Results. Expression and mutational profiling of recurrent GBM revealed evidence for early branching evolution in seventy-five percent of patients. SBS1 signature was reduced in the recurrent tumor and SBS11 was elevated, demonstrating the effect of alkylating agent therapy on the mutational landscape. There was no evidence for secondary genomic alterations driving therapy resistance. ALK7/ACVR1C and LTBP1 were upregulated, whereas LEFTY2 was downregulated, pointing towards enhanced Tumor Growth Factor β (TGF-β) signaling in the recurrent GBM. Consistently, altered microRNA expression profiles pointed towards enhanced Nuclear Factor Kappa B signaling that, cooperatively with TGF-β, induces epithelial to mesenchymal transition (EMT), migration and stemness. In contrast, TGF-β-induced expression of pro-apoptotic proteins and repression of anti-apoptotic proteins were uncoupled in the recurrent tumor.
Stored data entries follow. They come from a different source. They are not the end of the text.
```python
class GemmDesc(C.Structure):
    _fields_ = [
        ("a0", C.c_void_p), ("a1", C.c_void_p), ("w", C.c_void_p), ("bias", C.c_void_p), ("rowbias", C.c_void_p),
        ("resid", C.c_void_p), ("out", C.c_void_p),
        ("M", C.c_int32), ("N", C.c_int32), ("K", C.c_int32), ("Nw", C.c_int32),
        ("lda", C.c_int32), ("ldw", C.c_int32), ("ldo", C.c_int32), ("ldr", C.c_int32), ("ld_rowbias", C.c_int32),
        ("rows_per_sample", C.c_int32), ("mode", C.c_int32), ("C0", C.c_int32), ("C1", C.c_int32),
        ("Hin", C.c_int32), ("Win", C.c_int32), ("Hout", C.c_int32), ("Wout", C.c_int32), ("ksize", C.c_int32),
        ("stride", C.c_int32), ("upsample", C.c_int32), ("batch", C.c_int32), ("zdiv", C.c_int32),
        ("a_bs0", C.c_int64), ("a_bs1", C.c_int64), ("w_bs0", C.c_int64), ("w_bs1", C.c_int64),
        ("o_bs0", C.c_int64), ("o_bs1", C.c_int64), ("alpha", C.c_float), ("flags", C.c_int32),
        ("splitk_ws", C.c_void_p), ("splitk_ws_bytes", C.c_int64),
        ("ln_stats", C.c_void_p), ("ln_colsum", C.c_void_p),
        ("xattn_k", C.c_void_p), ("xattn_vt", C.c_void_p), ("xattn_nk", C.c_int32), ("xattn_ldk", C.c_int32),
        ("xattn_ldvt", C.c_int32), ("xattn_vt_bs", C.c_int64), ("xattn_scale", C.c_float),
        ("ln_eps", C.c_float),
        ("tune_group_m", C.c_int32), ("tune_xattn_tile", C.c_int32), ("debug_timeline", C.c_void_p), ("out_f32", C.c_void_p),
        ("resid_carry", C.c_void_p), ("out_carry", C.c_void_p),
        ("conv_tap_base", C.c_int32), ("conv_ktaps", C.c_int32), ("out_remap_w", C.c_int32), ("out_remap_c", C.c_int32),
    ]


class FfnDesc(C.Structure):
    _fields_ = [("x", C.c_void_p), ("w1", C.c_void_p), ("b1", C.c_void_p), ("w2", C.c_void_p), ("b2", C.c_void_p), ("resid", C.c_void_p),
                ("out", C.c_void_p), ("M", C.c_int32), ("C", C.c_int32), ("hidden", C.c_int32), ("ldx", C.c_int32), ("ldw1", C.c_int32),
                ("ldw2", C.c_int32), ("ldo", C.c_int32), ("ldr", C.c_int32), ("flags", C.c_int32), ("ln_eps", C.c_float),
                ("ln_stats", C.c_void_p), ("ln_colsum", C.c_void_p), ("out_f32", C.c_void_p), ("resid_carry", C.c_void_p),
                ("out_carry", C.c_void_p)]


class ProbsEpilogue(C.Structure):
    _fields_ = [("acc", C.c_void_p), ("edit_At", C.c_void_p), ("edit_D", C.c_void_p), ("first_cond_sample", C.c_int32),
                ("self_from_base", C.c_int32), ("first_cond_row", C.c_int64), ("edit_count", C.c_int32), ("group_count", C.c_int32)]


class GemmPlanInfo(C.Structure):
    _fields_ = [("kernel", C.c_int32), ("tile_m", C.c_int32), ("tile_n", C.c_int32), ("ksplit", C.c_int32),
                ("ln_inline", C.c_int32), ("xattn", C.c_int32), ("cfg", C.c_int32), ("group_m", C.c_int32)]


class UNetConfig(C.Structure):
    _fields_ = [
        ("in_channels", C.c_int32), ("out_channels", C.c_int32), ("num_levels", C.c_int32),
        ("block_out_channels", C.c_int32 * 4), ("down_has_attn", C.c_int32 * 4), ("up_has_attn", C.c_int32 * 4),
        ("transformer_layers", C.c_int32 * 4), ("num_heads", C.c_int32 * 4), ("layers_per_block", C.c_int32),
        ("cross_dim", C.c_int32), ("use_linear_projection", C.c_int32), ("time_cond_proj_dim", C.c_int32),
        ("addition_time_embed_dim", C.c_int32), ("add_in_dim", C.c_int32), ("norm_groups", C.c_int32),
    ]


ATTN_HOOK = C.CFUNCTYPE(C.c_int, C.c_void_p, C.c_int32, C.c_int32, C.c_int32, C.c_int32, C.c_int64, C.c_int64,
                        C.c_int64, C.c_int64, C.POINTER(C.c_void_p))

# ... 8 lines not shown
                ("flops", C.c_double), ("tile_m", C.c_int32), ("tile_n", C.c_int32), ("plan_flags", C.c_int32), ("ksplit", C.c_int32)]


PROF_KINDS = ("gemm_conv", "gemm_dense", "gemm_batched", "attn_fused", "groupnorm", "layernorm", "softmax", "misc", "xattn_fused")


class UNetIO(C.Structure):
    _fields_ = [
        ("sample", C.c_void_p), ("timesteps", C.c_void_p), ("context", C.c_void_p), ("timestep_cond", C.c_void_p),
        ("text_embeds", C.c_void_p), ("time_ids", C.c_void_p), ("eps", C.c_void_p), ("workspace", C.c_void_p),
        ("workspace_bytes", C.c_int64), ("batch", C.c_int32), ("H", C.c_int32), ("W", C.c_int32), ("n_ctx", C.c_int32),
        ("sample_is_f32", C.c_int32), ("hook", ATTN_HOOK), ("hook_user", C.c_void_p),
        ("kv_cache", C.c_void_p), ("kv_cache_bytes", C.c_int64), ("kv_cache_valid", C.c_int32),
    ]


SIGNATURES = {
    "icd_last_error": (C.c_char_p, []),
    "icd_version": (C.c_int, []),
    "icd_build_sha": (C.c_char_p, []),
    "icd_gemm": (C.c_int, [C.POINTER(GemmDesc), C.c_void_p]),
    "icd_gemm_workspace_bytes": (C.c_int64, [C.c_int32, C.c_int32, C.c_int32]),
    "icd_ffn_geglu": (C.c_int, [C.POINTER(FfnDesc), C.c_void_p]),
    "icd_groupnorm": (C.c_int, [C.c_void_p, C.c_int32, C.c_void_p, C.c_int32, C.c_int32, C.c_int32, C.c_int32,
                                C.c_void_p, C.c_void_p, C.c_float, C.c_int32, C.c_void_p, C.c_void_p, C.c_void_p]),
    "icd_groupnorm_ws_floats": (C.c_int64, [C.c_int32, C.c_int32, C.c_int32]),
    "icd_groupnorm_carry": (C.c_int, [C.c_void_p, C.c_int32, C.c_void_p, C.c_void_p, C.c_int32, C.c_void_p, C.c_int32, C.c_int32, C.c_int32,
                                      C.c_void_p, C.c_void_p, C.c_float, C.c_int32, C.c_void_p, C.c_void_p, C.c_int32, C.c_void_p, C.c_void_p]),
    "icd_carry_expand": (C.c_int, [C.c_void_p, C.c_int64, C.c_void_p, C.c_void_p]),
    "icd_sinusoid_f32": (C.c_int, [C.c_void_p, C.c_int32, C.c_int32, C.c_int32, C.c_void_p, C.c_void_p]),
    "icd_split2_act": (C.c_int, [C.c_void_p, C.c_int64, C.c_int32, C.c_int32, C.c_void_p, C.c_void_p]),
    "icd_carry_expand2": (C.c_int, [C.c_void_p, C.c_void_p, C.c_int64, C.c_int32, C.c_void_p, C.c_void_p]),
    "icd_layernorm": (C.c_int, [C.c_void_p, C.c_int64, C.c_int32, C.c_void_p, C.c_void_p, C.c_float, C.c_void_p,
                                C.c_void_p]),
    "icd_groupnorm_f32_split": (C.c_int, [C.c_void_p, C.c_int32, C.c_int32, C.c_int32, C.c_int32, C.c_void_p, C.c_void_p, C.c_float,
                                          C.c_int32, C.c_void_p, C.c_void_p, C.c_void_p]),
    "icd_absmax": (C.c_int, [C.c_void_p, C.c_int64, C.c_void_p, C.c_void_p]),
    "icd_split_cast": (C.c_int, [C.c_void_p, C.c_int64, C.c_int32, C.c_float, C.c_void_p, C.c_void_p]),
    "icd_layernorm_stats": (C.c_int, [C.c_void_p, C.c_int64, C.c_int32, C.c_float, C.c_void_p, C.c_void_p]),
    "icd_softmax_rows": (C.c_int, [C.c_void_p, C.c_int64, C.c_int32, C.c_int32, C.c_float, C.c_void_p, C.c_int32,
                                   C.c_void_p]),
    "icd_attention_fused": (C.c_int, [C.c_void_p, C.c_void_p, C.c_void_p, C.c_void_p, C.c_int32, C.c_int32, C.c_int32,
                                      C.c_int32, C.c_int32, C.c_int32, C.c_int32, C.c_int32, C.c_int32, C.c_int64,
                                      C.c_float, C.c_void_p]),
    "icd_attention_probs": (C.c_int, [C.c_void_p, C.c_void_p, C.c_void_p] + [C.c_int32] * 8 + [C.c_float, C.c_void_p]),
    "icd_attention_probs_split": (C.c_int, [C.c_void_p] * 5 + [C.c_int32] * 8 + [C.c_float, C.c_void_p]),
# ... 148 lines not shown
```

### invertible_cd_amd/build.py

```python
import os
import subprocess
import sys
from concurrent.futures import ThreadPoolExecutor

HERE = os.path.dirname(os.path.abspath(__file__))
CSRC = os.path.join(HERE, "csrc")
LIBDIR = os.path.join(HERE, "lib")
LIB = os.path.join(LIBDIR, "libicd_amd.so")
SOURCES = ["gemm.hip", "gemm_big.hip", "gemm_pp.hip", "gemm_pp320.hip", "norm.hip", "attention.hip", "attention_masked.hip", "ffn_fused.hip", "layernorm_f32.hip", "elementwise.hip", "p2p.hip", "ingest.hip", "metrics.hip", "lpips.hip", "inception.hip", "runtime.hip", "error.cpp"]
HIPCC = os.environ.get("HIPCC", "/opt/rocm/bin/hipcc")
FLAGS = ["--offload-arch=gfx950", "-O3", "-std=c++17", "-fPIC", "-Wno-unused-value"]
EXTRA_FLAGS = {"attention.hip": ["-fno-honor-nans"]}


def source_sha():
    import hashlib
    h = hashlib.sha1()
    for f in sorted(os.listdir(CSRC)):
        if f.endswith((".hip", ".h", ".inc", ".cpp")):
            h.update(open(os.path.join(CSRC, f), "rb").read())
    return h.hexdigest()[:12]


def _deps():
    hdrs = [os.path.join(CSRC, f) for f in os.listdir(CSRC) if f.endswith(".h")]
    hdrs.append(os.path.join(HERE, "..", "include", "icd_amd.h"))
    return max(os.path.getmtime(h) for h in hdrs)


def _compile(src, force, sha):
    obj = os.path.join(LIBDIR, os.path.splitext(src)[0] + ".o")
    path = os.path.join(CSRC, src)
# ... 44 lines not shown
```

### invertible_cd_amd/csrc/runtime.hip

```cpp
#include <string>
#include <unordered_map>
#include <vector>
#include <algorithm>
#include <string.h>
#include "common.h"

namespace {

struct Tensor { const void* ptr; int dtype; long long numel; };

struct ProfRec { hipEvent_t a, b; int kind; double flops, bytes; int M, N, K, aux; int tile_m, tile_n, plan_flags, ksplit; double xflops; };
bool g_prof_on = false;
unsigned g_prof_mask = 0xffffffffu;
std::vector<ProfRec> g_prof;
std::vector<hipEvent_t> g_ev_pool;

hipEvent_t prof_event() {
    if (!g_ev_pool.empty()) { hipEvent_t e = g_ev_pool.back(); g_ev_pool.pop_back(); return e; }
    hipEvent_t e;
    (void)hipEventCreate(&e);
    return e;
}
struct ProfScope {
    bool on; hipStream_t st; size_t idx;
// ... 62 lines not shown
                }
                return;
            }
    }
};

}
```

Conclusions. Our results suggest an important role of TGF-β signaling in recurrent GBM. This may have clinical implication, since TGF-β inhibitors have entered clinical phase studies and may potentially be used in combination therapy to interfere with chemoradiation resistance. Recurrent GBM show high incidence of early branching evolution. High tumor plasticity is confirmed at the level of microRNA and mRNA expression profiles.